## EXERCISE
Each entry has to be set down again with no alteration.

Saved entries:
# endernewton/tf-faster-rcnn

Hardware: AMD Instinct MI355X
Metric: images/sec (600×1000) ResNet-101 Faster R-CNN at 1/2/4/8 MI355X (higher is better)
Workload: dtype f32 (operands, accumulators, results; GEMMs with Cin, Cout % 128 == 0 form each f32 product from two-piece fp16 operands with an exact power-of-two scale per 128-k block on the fp16 matrix pipe -- 3 MFMAs / product, dropped terms <= 3 * 2^-22, measured error vs float64 below the f32-MFMA kernel's; o

## Files before the change

tf-faster-rcnn_amd/csrc/conv_igemm.hip:

```cpp
#include "common.h"
#include "mfma_f32.h"
#include <mutex>
#include <type_traits>

__device__ float4 g_zero_page[4];

struct ConvParams {
  const float* x; const float* w; const float* bias; const float* res; float* y;
  const float* mask;
  int N, H, W, Cin, OH, OW, Cout, KH, KW, stride, pad_top, pad_left, act;
  int RH, RW, res_stride;
  int M, Ktot, nsteps;
  int mtiles, ntiles;
  int batch;
  long long gx, gw, gy;
  int reserved;
  int splits, kchunk;
  long long gz;
  int stagger, stagger_slots;
};

__device__ __forceinline__ size_t res_offset_strided(int m, int n, int Cout, int res_stride, int ohow, int OW, int RH, int RW) {
  const int img = m / ohow, rem = m % ohow, oh = rem / OW, ow = rem % OW;
  return ((size_t)(img * RH + oh * res_stride) * RW + ow * res_stride) * Cout + n;
}

template <int TM, int TN>
__device__ __forceinline__ void frag_read(float4 (&a)[TM], const float* sb, const int& a_row0, const int& koff, float4 (&b)[TN], const int& b_row0) {
#pragma unroll
  for (int i = 0; i < TM; ++i) a[i] = *(const float4*)(sb + a_row0 + i * 1024 + koff);
#pragma unroll
  for (int j = 0; j < TN; ++j) b[j] = *(const float4*)(sb + b_row0 + j * 1024 + koff);
}
template <int TM, int TN>
__device__ __forceinline__ void frag_mfma(const float4 (&a)[TM], const float4 (&b)[TN], f32x16 (&acc2)[TM][TN], f32x16 (&acc)[TM][TN]) {
  constexpr bool KSPLIT = (TM * TN == 1);
#pragma unroll
  for (int e = 0; e < 4; ++e)
#pragma unroll
    for (int i = 0; i < TM; ++i)
#pragma unroll
      for (int j = 0; j < TN; ++j) {
        const float av = e == 0 ? a[i].x : e == 1 ? a[i].y : e == 2 ? a[i].z : a[i].w;
        const float bv = e == 0 ? b[j].x : e == 1 ? b[j].y : e == 2 ? b[j].z : b[j].w;
        if (KSPLIT && (e & 1)) acc2[i][j] = __builtin_amdgcn_mfma_f32_32x32x2f32(av, bv, acc2[i][j], 0, 0, 0);
        else acc[i][j] = __builtin_amdgcn_mfma_f32_32x32x2f32(av, bv, acc[i][j], 0, 0, 0);
      }
}
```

## RESPONSE BELOW
# endernewton/tf-faster-rcnn

Hardware: AMD Instinct MI355X
Metric: images/sec (600×1000) ResNet-101 Faster R-CNN at 1/2/4/8 MI355X (higher is better)
Workload: dtype f32 (operands, accumulators, results; GEMMs with Cin, Cout % 128 == 0 form each f32 product from two-piece fp16 operands with an exact power-of-two scale per 128-k block on the fp16 matrix pipe -- 3 MFMAs / product, dropped terms <= 3 * 2^-22, measured error vs float64 below the f32-MFMA kernel's; o

## Files before the change

tf-faster-rcnn_amd/csrc/conv_igemm.hip:

```cpp
#include "common.h"
#include "mfma_f32.h"
#include <mutex>
#include <type_traits>

__device__ float4 g_zero_page[4];

struct ConvParams {
  const float* x; const float* w; const float* bias; const float* res; float* y;
  const float* mask;
  int N, H, W, Cin, OH, OW, Cout, KH, KW, stride, pad_top, pad_left, act;
  int RH, RW, res_stride;
  int M, Ktot, nsteps;
  int mtiles, ntiles;
  int batch;
  long long gx, gw, gy;
  int reserved;
  int splits, kchunk;
  long long gz;
  int stagger, stagger_slots;
};

__device__ __forceinline__ size_t res_offset_strided(int m, int n, int Cout, int res_stride, int ohow, int OW, int RH, int RW) {
  const int img = m / ohow, rem = m % ohow, oh = rem / OW, ow = rem % OW;
  return ((size_t)(img * RH + oh * res_stride) * RW + ow * res_stride) * Cout + n;
}

template <int TM, int TN>
__device__ __forceinline__ void frag_read(float4 (&a)[TM], const float* sb, const int& a_row0, const int& koff, float4 (&b)[TN], const int& b_row0) {
#pragma unroll
  for (int i = 0; i < TM; ++i) a[i] = *(const float4*)(sb + a_row0 + i * 1024 + koff);
#pragma unroll
  for (int j = 0; j < TN; ++j) b[j] = *(const float4*)(sb + b_row0 + j * 1024 + koff);
}
template <int TM, int TN>
__device__ __forceinline__ void frag_mfma(const float4 (&a)[TM], const float4 (&b)[TN], f32x16 (&acc2)[TM][TN], f32x16 (&acc)[TM][TN]) {
  constexpr bool KSPLIT = (TM * TN == 1);
#pragma unroll
  for (int e = 0; e < 4; ++e)
#pragma unroll
    for (int i = 0; i < TM; ++i)
#pragma unroll
      for (int j = 0; j < TN; ++j) {
        const float av = e == 0 ? a[i].x : e == 1 ? a[i].y : e == 2 ? a[i].z : a[i].w;
        const float bv = e == 0 ? b[j].x : e == 1 ? b[j].y : e == 2 ? b[j].z : b[j].w;
        if (KSPLIT && (e & 1)) acc2[i][j] = __builtin_amdgcn_mfma_f32_32x32x2f32(av, bv, acc2[i][j], 0, 0, 0);
        else acc[i][j] = __builtin_amdgcn_mfma_f32_32x32x2f32(av, bv, acc[i][j], 0, 0, 0);
      }
}
```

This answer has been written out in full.